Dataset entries
--- START ---

#define STIN_TI_COMPACT 2
#define STIN_BLOCK_PACKED 0x800
size_t stin_edgeconv_block_fwd_workspace_bytes(int Cin, int Cp, int H, int Cout, int has_shortcut, int B);
int stin_edgeconv_block_fwd_pack_offsets(int Cp, int H, int Cout, int has_shortcut, size_t* off_wcat, size_t* off_w2s,
                                         size_t* off_bcat);
size_t stin_edgeconv_block_bwd_workspace_bytes(int64_t N, int Cp, int H, int Cout, int has_shortcut, int B, int storage);
#define STIN_OP_BLOCK 0
#define STIN_OP_POOL_MAX 1
#define STIN_OP_UNPOOL 2
typedef struct stin_net_op {
    int32_t kind, Cin, Cp, H, Cout, has_shortcut, trans_inv, prec_fwd, fwd_split, bwd_split, B, slice_quirk, use_side, y_from_src,
        reserved1, reserved2;
    float eps;
    int32_t reserved3;
    int64_t n_out, n_in, ldx, ldo, lddx, ldy, ldh;
    uint64_t fwd_ws_bytes, bwd_ws_bytes;
    const void* x;
    void* out;
    void* dx;
    const float *W1, *b1, *W2, *b2, *Ws, *bs;
    float *wcatT, *w2T;
    void* fwd_ws;
    const int32_t *rowptr_dst, *col_dst, *rowptr_src, *col_src, *xslot;
    const float* w_src;
    const int32_t *ptr_sum, *ptr_true, *gid, *sid;
    const float* inv_cnt;
    void *Y, *hE;
    uint32_t* mask;
    void* agg;
    float *mean, *rstd;
    int32_t* arg;
    const int32_t* trace;
    float *dW1, *db1, *dW2, *db2, *dWs, *dbs;
    void* bwd_ws;
    stin_event_t ev_dy, ev_done;
    stin_event_t ev_edge0, ev_edge1;
} stin_net_op_t;
int stin_net_fwd(int storage, const stin_net_op_t* ops, int n_ops, stin_stream_t stream);
int stin_net_bwd(int storage, const stin_net_op_t* ops, int n_ops, const void* g, int64_t ldg, int prec_bwd, stin_stream_t stream,
                 stin_stream_t wgrad_stream);

size_t stin_edgeconv_wgrad_workspace_bytes(int64_t N, int Cp, int H, int Cout, int has_shortcut);
int stin_edgeconv_wgrad(int storage, const void* dagg, int64_t ld_dagg, const void* hE, int64_t ldh, const void* dY,
                        int64_t ldy, const void* x, int64_t ldx, int64_t N, int Cin, int Cp, int H, int Cout,
                        int has_shortcut, int trans_inv, int precision, float* dW1, float* db1, float* dW2, float* db2,
                        float* dWs, float* dbs, void* workspace, size_t workspace_bytes, stin_stream_t stream);
int stin_edgeconv_wgrad_ti(int storage, const void* dagg, int64_t ld_dagg, const void* hE, int64_t ldh, const void* dY,
                           int64_t ldy, const void* x, int64_t ldx, int64_t N, int Cin, int Cp, int H, int Cout,
                           int has_shortcut, int trans_inv, int precision, float* dW1, float* db1, float* dW2, float* db2,
                           float* dWs, float* dbs, const float* ti_colsum, int64_t ti_rows, void* workspace,
                           size_t workspace_bytes, stin_stream_t stream);

int stin_dilated_walk_f32(const int32_t* rowptr, const int32_t* col, const int32_t* row_of, const float* pos,
                          const float* nrm, int64_t N, int64_t E, const int32_t* dilations, int n_dil, int32_t* out,
                          stin_stream_t stream);
int stin_dilated_walk_f64(const int32_t* rowptr, const int32_t* col, const int32_t* row_of, const double* pos,
                          const double* nrm, int64_t N, int64_t E, const int32_t* dilations, int n_dil, int32_t* out,
                          stin_stream_t stream);

size_t stin_voxel_cluster_workspace_bytes(int64_t N);
int stin_voxel_cluster_f64(const double* coords, int64_t N, double voxel, int64_t* trace, float* new_coords, int64_t* state,
                           void* workspace, size_t workspace_bytes, stin_stream_t stream);
size_t stin_coalesce_workspace_bytes(int64_t E);
int stin_coalesce_pairs_i64(const int64_t* a, const int64_t* b, const int64_t* map, int64_t map_n, int64_t E, int64_t n, int drop_loops,
                            int64_t* out_a, int64_t* out_b, int64_t* state, void* workspace, size_t workspace_bytes,
                            stin_stream_t stream);

size_t stin_mask_adjacency_workspace_bytes(int64_t N);
int stin_mask_adjacency_i64(const int64_t* src, const int64_t* dst, int64_t E, int64_t N, int32_t* rowptr, int32_t* col,
                            int32_t* bad, void* workspace, size_t workspace_bytes, stin_stream_t stream);
size_t stin_circle_mask_workspace_bytes(int64_t N, int num_masks, int num_graphs);
int stin_circle_mask_run(const int32_t* rowptr, const int32_t* col, int64_t N, const int64_t* ptr, int num_graphs, int num_masks,
                         int radius, double frac, uint64_t seed, const int64_t* graph_seeds, int max_iters, const int64_t* centres,
                         int64_t num_centres,
                         int32_t* dist, int64_t* mask, int64_t* info, int64_t* centre_log, int64_t log_cap, void* workspace,
                         size_t workspace_bytes, stin_stream_t stream);
int stin_augment_rewrite_f32(float* x, int64_t ldx, const float* color, int64_t ldc, const int32_t* dist, int radius, int64_t* mask,
                             int64_t N, const float* lin, const float* rot, stin_stream_t stream);

#define STIN_CROP_VERTICES 0
#define STIN_CROP_EDGES 1
#define STIN_CROP_DILATED 2
#define STIN_CROP_OCCURS 3
#define STIN_CROP_TRACE 4
#define STIN_CROP_MAX_SEGS 1024
#define STIN_CROP_MAX_CROPS 65535
typedef struct stin_crop_seg {
    int64_t kind, level, vseg, aux, n, base, width, ibase;
    const void* src;
    void* out;
    int64_t* ids_out;
    void *p0, *p1;
    int64_t reserved[3];
} stin_crop_seg_t;
size_t stin_crop_workspace_bytes(int64_t total);
int stin_crop_mark(const stin_crop_seg_t* segs, int n_segs, int64_t max_n, const double* boxes, int n_crops, int64_t total,
                   int64_t inbox_total, uint8_t* inbox, uint8_t* flags, int32_t* pos, int64_t* bounds, int32_t* status,
                   void* workspace, size_t workspace_bytes, stin_stream_t stream);
int stin_crop_gather(const stin_crop_seg_t* segs, int n_segs, int64_t max_n, int n_crops, const uint8_t* flags, const int32_t* pos,
                     stin_stream_t stream);
int stin_crop_traces(const stin_crop_seg_t* segs, int n_segs, int64_t max_n, int n_crops, const uint8_t* flags, const int32_t* pos,
                     int32_t* info, int32_t* status, stin_stream_t stream);
size_t stin_label_pool_workspace_bytes(int64_t n0, int n_labels);
int stin_label_pool_i64(const int64_t* trace0, const int64_t* labels, int64_t n_orig, int64_t n0, int n_labels, int64_t* out,
                        int32_t* status, void* workspace, size_t workspace_bytes, stin_stream_t stream);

--- END ---

What to work on: Return the records given above in their entirety, word for word.

Task solution:
#define STIN_TI_COMPACT 2
#define STIN_BLOCK_PACKED 0x800
size_t stin_edgeconv_block_fwd_workspace_bytes(int Cin, int Cp, int H, int Cout, int has_shortcut, int B);
int stin_edgeconv_block_fwd_pack_offsets(int Cp, int H, int Cout, int has_shortcut, size_t* off_wcat, size_t* off_w2s,
                                         size_t* off_bcat);
size_t stin_edgeconv_block_bwd_workspace_bytes(int64_t N, int Cp, int H, int Cout, int has_shortcut, int B, int storage);
#define STIN_OP_BLOCK 0
#define STIN_OP_POOL_MAX 1
#define STIN_OP_UNPOOL 2
typedef struct stin_net_op {
    int32_t kind, Cin, Cp, H, Cout, has_shortcut, trans_inv, prec_fwd, fwd_split, bwd_split, B, slice_quirk, use_side, y_from_src,
        reserved1, reserved2;
    float eps;
    int32_t reserved3;
    int64_t n_out, n_in, ldx, ldo, lddx, ldy, ldh;
    uint64_t fwd_ws_bytes, bwd_ws_bytes;
    const void* x;
    void* out;
    void* dx;
    const float *W1, *b1, *W2, *b2, *Ws, *bs;
    float *wcatT, *w2T;
    void* fwd_ws;
    const int32_t *rowptr_dst, *col_dst, *rowptr_src, *col_src, *xslot;
    const float* w_src;
    const int32_t *ptr_sum, *ptr_true, *gid, *sid;
    const float* inv_cnt;
    void *Y, *hE;
    uint32_t* mask;
    void* agg;
    float *mean, *rstd;
    int32_t* arg;
    const int32_t* trace;
    float *dW1, *db1, *dW2, *db2, *dWs, *dbs;
    void* bwd_ws;
    stin_event_t ev_dy, ev_done;
    stin_event_t ev_edge0, ev_edge1;
} stin_net_op_t;
int stin_net_fwd(int storage, const stin_net_op_t* ops, int n_ops, stin_stream_t stream);
int stin_net_bwd(int storage, const stin_net_op_t* ops, int n_ops, const void* g, int64_t ldg, int prec_bwd, stin_stream_t stream,
                 stin_stream_t wgrad_stream);

size_t stin_edgeconv_wgrad_workspace_bytes(int64_t N, int Cp, int H, int Cout, int has_shortcut);
int stin_edgeconv_wgrad(int storage, const void* dagg, int64_t ld_dagg, const void* hE, int64_t ldh, const void* dY,
                        int64_t ldy, const void* x, int64_t ldx, int64_t N, int Cin, int Cp, int H, int Cout,
                        int has_shortcut, int trans_inv, int precision, float* dW1, float* db1, float* dW2, float* db2,
                        float* dWs, float* dbs, void* workspace, size_t workspace_bytes, stin_stream_t stream);
int stin_edgeconv_wgrad_ti(int storage, const void* dagg, int64_t ld_dagg, const void* hE, int64_t ldh, const void* dY,
                           int64_t ldy, const void* x, int64_t ldx, int64_t N, int Cin, int Cp, int H, int Cout,
                           int has_shortcut, int trans_inv, int precision, float* dW1, float* db1, float* dW2, float* db2,
                           float* dWs, float* dbs, const float* ti_colsum, int64_t ti_rows, void* workspace,
                           size_t workspace_bytes, stin_stream_t stream);

int stin_dilated_walk_f32(const int32_t* rowptr, const int32_t* col, const int32_t* row_of, const float* pos,
                          const float* nrm, int64_t N, int64_t E, const int32_t* dilations, int n_dil, int32_t* out,
                          stin_stream_t stream);
int stin_dilated_walk_f64(const int32_t* rowptr, const int32_t* col, const int32_t* row_of, const double* pos,
                          const double* nrm, int64_t N, int64_t E, const int32_t* dilations, int n_dil, int32_t* out,
                          stin_stream_t stream);

size_t stin_voxel_cluster_workspace_bytes(int64_t N);
int stin_voxel_cluster_f64(const double* coords, int64_t N, double voxel, int64_t* trace, float* new_coords, int64_t* state,
                           void* workspace, size_t workspace_bytes, stin_stream_t stream);
size_t stin_coalesce_workspace_bytes(int64_t E);
int stin_coalesce_pairs_i64(const int64_t* a, const int64_t* b, const int64_t* map, int64_t map_n, int64_t E, int64_t n, int drop_loops,
                            int64_t* out_a, int64_t* out_b, int64_t* state, void* workspace, size_t workspace_bytes,
                            stin_stream_t stream);

size_t stin_mask_adjacency_workspace_bytes(int64_t N);
int stin_mask_adjacency_i64(const int64_t* src, const int64_t* dst, int64_t E, int64_t N, int32_t* rowptr, int32_t* col,
                            int32_t* bad, void* workspace, size_t workspace_bytes, stin_stream_t stream);
size_t stin_circle_mask_workspace_bytes(int64_t N, int num_masks, int num_graphs);
int stin_circle_mask_run(const int32_t* rowptr, const int32_t* col, int64_t N, const int64_t* ptr, int num_graphs, int num_masks,
                         int radius, double frac, uint64_t seed, const int64_t* graph_seeds, int max_iters, const int64_t* centres,
                         int64_t num_centres,
                         int32_t* dist, int64_t* mask, int64_t* info, int64_t* centre_log, int64_t log_cap, void* workspace,
                         size_t workspace_bytes, stin_stream_t stream);
int stin_augment_rewrite_f32(float* x, int64_t ldx, const float* color, int64_t ldc, const int32_t* dist, int radius, int64_t* mask,
                             int64_t N, const float* lin, const float* rot, stin_stream_t stream);

#define STIN_CROP_VERTICES 0
#define STIN_CROP_EDGES 1
#define STIN_CROP_DILATED 2
#define STIN_CROP_OCCURS 3
#define STIN_CROP_TRACE 4
#define STIN_CROP_MAX_SEGS 1024
#define STIN_CROP_MAX_CROPS 65535
typedef struct stin_crop_seg {
    int64_t kind, level, vseg, aux, n, base, width, ibase;
    const void* src;
    void* out;
    int64_t* ids_out;
    void *p0, *p1;
    int64_t reserved[3];
} stin_crop_seg_t;
size_t stin_crop_workspace_bytes(int64_t total);
int stin_crop_mark(const stin_crop_seg_t* segs, int n_segs, int64_t max_n, const double* boxes, int n_crops, int64_t total,
                   int64_t inbox_total, uint8_t* inbox, uint8_t* flags, int32_t* pos, int64_t* bounds, int32_t* status,
                   void* workspace, size_t workspace_bytes, stin_stream_t stream);
int stin_crop_gather(const stin_crop_seg_t* segs, int n_segs, int64_t max_n, int n_crops, const uint8_t* flags, const int32_t* pos,
                     stin_stream_t stream);
int stin_crop_traces(const stin_crop_seg_t* segs, int n_segs, int64_t max_n, int n_crops, const uint8_t* flags, const int32_t* pos,
                     int32_t* info, int32_t* status, stin_stream_t stream);
size_t stin_label_pool_workspace_bytes(int64_t n0, int n_labels);
int stin_label_pool_i64(const int64_t* trace0, const int64_t* labels, int64_t n_orig, int64_t n0, int n_labels, int64_t* out,
                        int32_t* status, void* workspace, size_t workspace_bytes, stin_stream_t stream);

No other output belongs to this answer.